The 4 Pillars of Alzheimer's Prevention
Pillar 1: Diet and Supplements
Your brain is a flesh and blood organ and needs the proper fuel to function well. Building a better memory, preventing memory loss, and impacting what are the causes of Alzheimer's disease all depend on your lifestyle. Your diet is critical to your brain's health. And with the proper diet, you can actually influence the health of your genes. That's right - prevention is within your reach and it starts with the foods you put in your body!
Diet and Nutrition:
Discover the Alzheimer's Prevention Diet
One of the best ways you can feed your brain for better memory is by avoiding a diet high in trans-fat and saturated fat. These fats, such as those from animal products (especially red meats), can cause inflammation as well as produce free radicals. As you probably know, free radicals are a normal by-product of your metabolism, but in high quantities, they can damage and even kill your valuable brain cells.

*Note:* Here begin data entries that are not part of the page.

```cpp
__device__ __forceinline__ void preprocess_bwd_one_view(
    int i, int H, int W, int deg, int M, float tanfovx, float tanfovy, float mod, const float* __restrict__ viewmatrix,
// ... 351 lines not shown
        }
#pragma unroll
        for (int off = 1; off < 64; off <<= 1)
#pragma unroll
          for (int j = 0; j < 10; ++j) part[j] += __shfl_xor(part[j], off);
        if ((lane & ~(LPG - 1)) == src)
#pragma unroll
          for (int j = 0; j < 10; ++j) gsum[j] = part[j];
      }
    }
  }
  if (!have || (LPG > 1 && (threadIdx.x & (LPG - 1)) != 0)) return;
  {
    const float G0 = gsum[0], G1 = gsum[1], Gxx = gsum[2], Gxy = gsum[3], Go = gsum[4], Gr = gsum[5], Gg = gsum[6], Gb = gsum[7],
                Gyy = gsum[8], Gd = gsum[9];
    gsum[0] = (-(g1.x * G0) - g1.y * G1) * (0.5f * (float)L.W);
    gsum[1] = (-(g1.z * G1) - g1.y * G0) * (0.5f * (float)L.H);
    gsum[2] = -0.5f * Gxx;
    gsum[3] = -Gxy;
    gsum[4] = -0.5f * Gyy;
    gsum[5] = Go; gsum[6] = Gr; gsum[7] = Gg; gsum[8] = Gb; gsum[9] = Gd;
  }
  float tau[6] = {0.f, 0.f, 0.f, 0.f, 0.f, 0.f};
  GaussGrad acc;
#pragma unroll
  for (int j = 0; j < 3; ++j) { acc.p[j] = 0.f; acc.s[j] = 0.f; acc.rgb_or_sh0[j] = 0.f; }
#pragma unroll
  for (int j = 0; j < 4; ++j) acc.q[j] = 0.f;
#pragma unroll
  for (int j = 0; j < 6; ++j) acc.S6[j] = 0.f;
  acc.op = 0.f; acc.m2[0] = 0.f; acc.m2[1] = 0.f;
  preprocess_bwd_one_view(i, L.H, L.W, cm.deg, cm.M, cm.tanfovx, cm.tanfovy, cm.mod, tab.viewmatrix[v], tab.projmatrix[v],
                          tab.projraw[v], tab.campos[v], means3D, shs, colors_precomp, scales, rotations, cov3D_precomp,
                          gsum, q3.w, dshs, accumulate, acc, tau, cm.upstream_pose_jac);
  float4* rec = (float4*)(tab.scratch[v] + L.o_gradrec) + (size_t)i * 4;
  rec[0] = make_float4(acc.p[0], acc.p[1], acc.p[2], acc.rgb_or_sh0[0]);
  rec[1] = make_float4(acc.rgb_or_sh0[1], acc.rgb_or_sh0[2], acc.op, acc.s[0]);
  rec[2] = make_float4(acc.s[1], acc.s[2], acc.q[0], acc.q[1]);
  rec[3] = make_float4(acc.q[2], acc.q[3], acc.m2[0], acc.m2[1]);
  if (float* m2 = tab.dL_dmeans2D[v]) {
    if (((const SavedHeader*)(saved + L.o_hdr))->overflow == 0u) {
      m2[3 * (size_t)i] = acc.m2[0];
      m2[3 * (size_t)i + 1] = acc.m2[1];
    }
  }
  if (dcov3D) {
#pragma unroll
    for (int j = 0; j < 6; ++j) { if (accumulate) dcov3D[6 * i + j] += acc.S6[j]; else dcov3D[6 * i + j] = acc.S6[j]; }
  }
  if (tab.dL_dtau[v]) {
    float* tr = (float*)(tab.scratch[v] + L.o_taurec) + (size_t)t * 6;
#pragma unroll
    for (int j = 0; j < 6; ++j) tr[j] = tau[j];
  }
}

__global__ void __launch_bounds__(256) grad_gather_kernel(
    ViewTab tab, int nviews, LOff L, int deg, int M, int has_colors, float* __restrict__ dmeans3D,
    float* __restrict__ dmeans2D, float* __restrict__ dopac, float* __restrict__ dshs, float* __restrict__ dcolors,
    float* __restrict__ dscales, float* __restrict__ drots, float* __restrict__ dcov3D, int accumulate,
    float* __restrict__ stat_accum, float* __restrict__ stat_denom, float* __restrict__ stat_maxr) {
  __shared__ float red[4][6];
  const int i = blockIdx.x * blockDim.x + threadIdx.x;
  const bool in_range = i < L.N;
  float a[14];
#pragma unroll
  for (int k = 0; k < 14; ++k) a[k] = 0.f;
// ... 123 lines not shown
```

Measured before the change: 63.19.

## Pack radius into GRec clamp word and skip dead radii writes

Packs each Gaussian's screen radius into the upper bits of the GRec clamped word, so the Adam/accumulate kernel reads the radius from the saved record instead of a separate radii array. The host computes, for each mapping-loop iteration, which views' radii outputs will be overwritten later and nulls those pointers so preprocess skips the global radii stores. The first three GRec float4 writes are moved after the scan and rebuilt from shared-memory op state, coalescing them with the fourth record write. This cuts redundant global traffic but adds a host-side hash map pass and relies on the low 3 bits carrying clamp flags.

```diff
diff --git a/splat_slam_amd/csrc/sgr_api.hip b/splat_slam_amd/csrc/sgr_api.hip
--- a/splat_slam_amd/csrc/sgr_api.hip
+++ b/splat_slam_amd/csrc/sgr_api.hip
@@ -2,6 +2,7 @@
 #include <cstdio>
 #include <cstring>
 #include <cstdlib>
+#include <unordered_map>
 #include <vector>
 
 #include <hip/hip_runtime.h>
@@ -335,7 +336,7 @@
 
 static int map_views_impl(int32_t num_views, const SgrMapView* views, const SgrInputs* in, const SgrGradInputs* grads, float alpha,
                           float rgb_boundary_threshold, int32_t forward_only, FusedAdam* fused, bool* fused_done,
-                          void* stream, bool store_sinks = false, const SgrSsimTerm* term = nullptr) {
+                          void* stream, bool store_sinks = false, const SgrSsimTerm* term = nullptr, uint64_t radii_dead = 0) {
   if (fused_done) *fused_done = false;
   if (num_views < 0 || (num_views > 0 && (!views || !in)) || (!forward_only && !grads))
     return set_error(SGR_ERR_INVALID, "map_views: null argument");
@@ -440,6 +441,9 @@
         lt.parts[v] = m.loss_scratch;
       }
     }
+    if (!forward_only && fused && num_views <= kMaxViews)
+      for (int v = 0; v < nv; ++v)
+        if ((radii_dead >> v) & 1u) tab.radii[v] = nullptr;
     if (int rc = forward_batch(tab, nv, L, cm, *in, st, all_clean, d.mean_hint)) return rc;
     if (forward_only) {
       launch_blend_fwd(tab, nv, d, f.settings.bg, nullptr, nullptr, st);
@@ -489,7 +493,7 @@
 }
 
 static int map_step_impl(const SgrMapStep* p, bool skip_activate, bool grads_clean, bool allow_fuse, bool* fused_out, void* stream,
-                         const SgrSsimTerm* term = nullptr) {
+                         const SgrSsimTerm* term = nullptr, uint64_t radii_dead = 0) {
   if (fused_out) *fused_out = false;
   if (!p) return set_error(SGR_ERR_INVALID, "map_step: null argument");
   const bool adam_only = p->num_views == 0 && p->adam_groups;
@@ -550,7 +554,7 @@
   bool fused = false;
   if (p->num_views > 0)
     if (int rc = map_views_impl(p->num_views, p->views, p->in, p->grads, p->alpha, p->rgb_boundary_threshold, p->forward_only,
-                                try_fuse ? &fa : nullptr, &fused, stream, p->grads_clean == -3 && !p->adam_groups, term))
+                                try_fuse ? &fa : nullptr, &fused, stream, p->grads_clean == -3 && !p->adam_groups, term, radii_dead))
       return rc;
   if (p->adam_groups && !fused)
     if (int rc = gaussian_adam_step_act(p->num_gaussians, p->adam_groups, p->beta1, p->beta2, p->eps, p->iso_weight,
@@ -590,6 +594,13 @@
   for (int v = 0; v < r->num_window; ++v) views[v] = r->window[v];
   std::vector<char> pool_used((size_t)(r->pool_size > 0 ? r->pool_size : 0), 0);
   std::vector<char> slot_used((size_t)(r->picks_per_iter > 0 ? r->picks_per_iter : 0), 0);
+  std::unordered_map<const int32_t*, int> last_render;
+  for (int it = 0; it < r->num_iters; ++it)
+    for (int j = 0; j < r->picks_per_iter; ++j) {
+      const int32_t k = r->picks[(size_t)it * r->picks_per_iter + j];
+      if (k >= 0 && k < r->pool_size) last_render[r->pool[k].out.radii] = it;
+    }
+  for (int v = 0; v < r->num_window; ++v) last_render[r->window[v].out.radii] = r->num_iters - 1;
   SgrMapStep st = r->step;
   st.views = views;
   st.num_views = nv;
@@ -631,9 +642,12 @@
       st.exp_avg = r->step.exp_avg + o; st.exp_avg_sq = r->step.exp_avg_sq + o;
       st.exp_step = r->step.exp_step + (row < 0 ? 0 : row);
     }
+    uint64_t radii_dead = 0;
+    for (int v = 0; v < nv; ++v)
+      if (last_render[views[v].out.radii] != it) radii_dead |= 1ull << v;
     bool fused = false;
     if (int rc = map_step_impl(&st, prev_fused, it == 0 ? r->step.grads_clean > 0 : r->adam_groups != nullptr, r->step.grads_clean >= 0,
-                               &fused, stream, term))
+                               &fused, stream, term, radii_dead))
       return rc;
     prev_fused = fused;
   }
diff --git a/splat_slam_amd/csrc/sgr_aux.hip b/splat_slam_amd/csrc/sgr_aux.hip
--- a/splat_slam_amd/csrc/sgr_aux.hip
+++ b/splat_slam_amd/csrc/sgr_aux.hip
@@ -342,13 +342,13 @@
     return;
   }
   __shared__ const char* s_scratch[kMaxViews];
-  __shared__ const int32_t* s_radii[kMaxViews];
+  __shared__ const char* s_saved[kMaxViews];
   __shared__ uint32_t s_over[kMaxViews];
 #pragma unroll
   for (int u = 0; u < kMaxViews; ++u)
     if ((int)threadIdx.x == u && u < nviews) {
       s_scratch[u] = tab.scratch[u];
-      s_radii[u] = tab.radii[u];
+      s_saved[u] = tab.saved[u];
       s_over[u] = ((const SavedHeader*)tab.saved[u])->overflow;
     }
   __syncthreads();
@@ -368,7 +368,7 @@
     const int v = __builtin_ctz(seen);
     seen &= seen - 1u;
     const float4* rec = (const float4*)(s_scratch[v] + L.o_gradrec) + (size_t)i * 4;
-    const int r = s_radii[v][i];
+    const int r = grec_radius(grec_of(s_saved[v], L)[i].clamped);
     float4 r0 = rec[0], r1 = rec[1], r2 = rec[2], r3 = rec[3];
     a[0] += r0.x; a[1] += r0.y; a[2] += r0.z; a[3] += r0.w; a[4] += r1.x; a[5] += r1.y; a[6] += r1.z; a[7] += r1.w;
     a[8] += r2.x; a[9] += r2.y; a[10] += r2.z; a[11] += r2.w; a[12] += r3.x; a[13] += r3.y;
diff --git a/splat_slam_amd/csrc/sgr_common.h b/splat_slam_amd/csrc/sgr_common.h
--- a/splat_slam_amd/csrc/sgr_common.h
+++ b/splat_slam_amd/csrc/sgr_common.h
@@ -152,6 +152,9 @@
   uint32_t touched, offset, vis_pos, clamped;
 };
 static_assert(sizeof(GRec) == 64, "GRec must be one 64-byte record");
+constexpr uint32_t kGrecClampMask = 7u;
+__device__ __forceinline__ uint32_t grec_pack_radius(int32_t r) { return min((uint32_t)max(r, 0), 0x1fffffffu) << 3; }
+__device__ __forceinline__ int32_t grec_radius(uint32_t word15) { return (int32_t)(word15 >> 3); }
 struct Rect { int x0, y0, x1, y1; };
 __device__ __forceinline__ Rect unpack_rect(uint32_t r01, uint32_t r23) {
   return {(int)(r01 & 0xffffu), (int)(r01 >> 16), (int)(r23 & 0xffffu), (int)(r23 >> 16)};
diff --git a/splat_slam_amd/csrc/sgr_preprocess.hip b/splat_slam_amd/csrc/sgr_preprocess.hip
--- a/splat_slam_amd/csrc/sgr_preprocess.hip
+++ b/splat_slam_amd/csrc/sgr_preprocess.hip
@@ -398,7 +398,7 @@
       bool pass = false;
       if (ia < N && (v % nparts) == part) {
         if (!(L.dbg & 16)) {
-        p_radii[v][ia] = 0;
+        if (p_radii[v]) p_radii[v][ia] = 0;
         if (p_ntouched[v]) p_ntouched[v][ia] = 0;
         }
         if (L.dbg & 2) pass = (p[0] + trS == 12345.678f);
@@ -444,7 +444,6 @@
     o.visible = false;
     o.x0 = o.x1 = o.y0 = o.y1 = 0;
     int i = 0;
-    char* saved = p_saved[v];
     if (live) {
       i = seg0 + (int)cand[v][f - vstart[v]];
       const float* vm = mats[v];
@@ -472,19 +471,18 @@
     const uint32_t vis = o.visible ? 1u : 0u;
     if (o.visible && !(L.dbg & 128)) {
       atomicOr(&vis_bits[i - seg0], 1u << v);
-      p_radii[v][i] = (int32_t)o.rad;
-      float4* rec = (float4*)((GRec*)(saved + L.o_grec) + i);
-      rec[0] = make_float4(o.px, o.py, __uint_as_float((uint32_t)o.x0 | ((uint32_t)o.y0 << 16)),
-                           __uint_as_float((uint32_t)o.x1 | ((uint32_t)o.y1 << 16)));
-      rec[1] = make_float4(o.A, o.B, o.C, o.opac);
-      rec[2] = make_float4(o.rgb[0], o.rgb[1], o.rgb[2], o.depth);
+      if (p_radii[v]) p_radii[v][i] = (int32_t)o.rad;
+      o.clamped |= grec_pack_radius((int32_t)o.rad);
     }
     const uint32_t my_rx = (uint32_t)o.x0 | ((uint32_t)o.x1 << 16), my_ry = (uint32_t)o.y0 | ((uint32_t)o.y1 << 16);
     const uint32_t nops = cnt > 0u ? (uint32_t)((((o.x1 - 1) >> 1) - (o.x0 >> 1) + 1) * (((o.y1 - 1) >> 1) - (o.y0 >> 1) + 1)) : 0u;
     op_rect[tid] = make_uint4(my_rx, my_ry, (uint32_t)v, (uint32_t)i);
     op_depth[tid] = __float_as_uint(o.depth);
     Footprint my_foot{0.f, 0.f, 0.f, 0.f, 0.f, 0.f, 0.f, -1.f};
-    if (o.visible && footprint_worthwhile(o.x1 - o.x0, o.y1 - o.y0)) my_foot = make_footprint(o.px, o.py, o.A, o.B, o.C, o.opac, 0.005f);
+    if (o.visible) {
+      if (footprint_worthwhile(o.x1 - o.x0, o.y1 - o.y0)) my_foot = make_footprint(o.px, o.py, o.A, o.B, o.C, o.opac, 0.005f);
+      else { my_foot.px = o.px; my_foot.py = o.py; my_foot.A = o.A; my_foot.B = o.B; my_foot.C = o.C; }
+    }
     op_foot[tid][0] = make_float4(my_foot.px, my_foot.py, my_foot.A, my_foot.B);
     op_foot[tid][1] = make_float4(my_foot.C, my_foot.invA, my_foot.invC, my_foot.thr);
     auto op_geom = [](uint32_t rx, uint32_t ry, int k, const Footprint& foot) -> uint32_t {
@@ -621,7 +619,16 @@
     __syncthreads();
     if (o.visible) {
       const uint32_t k = ex_v - vbase_v[v];
-      ((uint4*)((GRec*)(saved + L.o_grec) + i))[3] = make_uint4(cnt, ex_t - vbase_t[v], k, o.clamped);
+      char* saved = p_saved[v];
+      const uint4 rc = op_rect[tid];
+      float4* rec = (float4*)((GRec*)(saved + L.o_grec) + rc.w);
+      if (!(L.dbg & 128)) {
+        const float4 f0 = op_foot[tid][0];
+        rec[0] = make_float4(f0.x, f0.y, __uint_as_float((rc.x & 0xffffu) | (rc.y << 16)), __uint_as_float((rc.x >> 16) | (rc.y & 0xffff0000u)));
+        rec[1] = make_float4(f0.z, f0.w, op_foot[tid][1].x, o.opac);
+        rec[2] = make_float4(o.rgb[0], o.rgb[1], o.rgb[2], __uint_as_float(op_depth[tid]));
+      }
+      ((uint4*)rec)[3] = make_uint4(cnt, ex_t - vbase_t[v], k, o.clamped);
       ((uint32_t*)(saved + L.o_seg_list))[seg0 + k] = (uint32_t)i;
     }
     consume_round();
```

Eating foods that are high in antioxidants like vitamins C and E is a wonderful natural way to eliminate free radicals from your body. In a similar way, scientists believe that a vast intake of fruits and vegetables, eating fish rich in omega-3 oils and vegetarian protein substitutes (such as soy) are protective against memory loss.
The ideal prevention diet breaks down like this:
20% "good" fats. Items in this group include extra virgin olive oil, avocado, and flax seed oil
40% lean proteins. Look to include fish, chicken, turkey, and soy on a daily basis.
40% complex carbohydrates. Discover the rewards of a rainbow of fresh vegetables, whole grains, legumes, and fresh fruits.
Superfoods for the brain - as much as you want! These superfoods, including blueberries, spinach, and seaweed, have fabulous antioxidant properties preventing causes of Alzheimer's.
In addition to your renewed diet, read on to find out more about the best vitamins and nutrients to aid your memory and avoid Alzheimer's disease early symptoms.
Be Sure to Take Your Vitamins and Memory-Specific Nutrients
If you're serious about the prevention of memory loss, and improving memory loss, you should definitely take a high potency multiple vitamin and mineral capsule. Be sure the vitamin formula you choose contains folic acid and vitamin C. Folic acid reduces homocysteine levels - high homocysteine levels put you at risk for both heart disease and memory loss. Vitamin C has been shown to reduce your risk of Alzheimer's disease by 20% when taken with vitamin E. To take advantage of its fullest benefits, you should take a dose of 2,000 mg of vitamin C per day.
When it comes to memory-specific nutrients, consider including the following in your daily vitamin plan:
- coenzyme Q10
- alpha lipoic acid
- ginkgo biloba
- DHA (an omega-3 oil)
These are recommended only for people who have moderate-severe memory loss:
When you create a balanced diet that puts your overall wellbeing at the forefront, you're not only doing good for your body, but you're also supporting and enhancing your memory as well, and improve memory loss.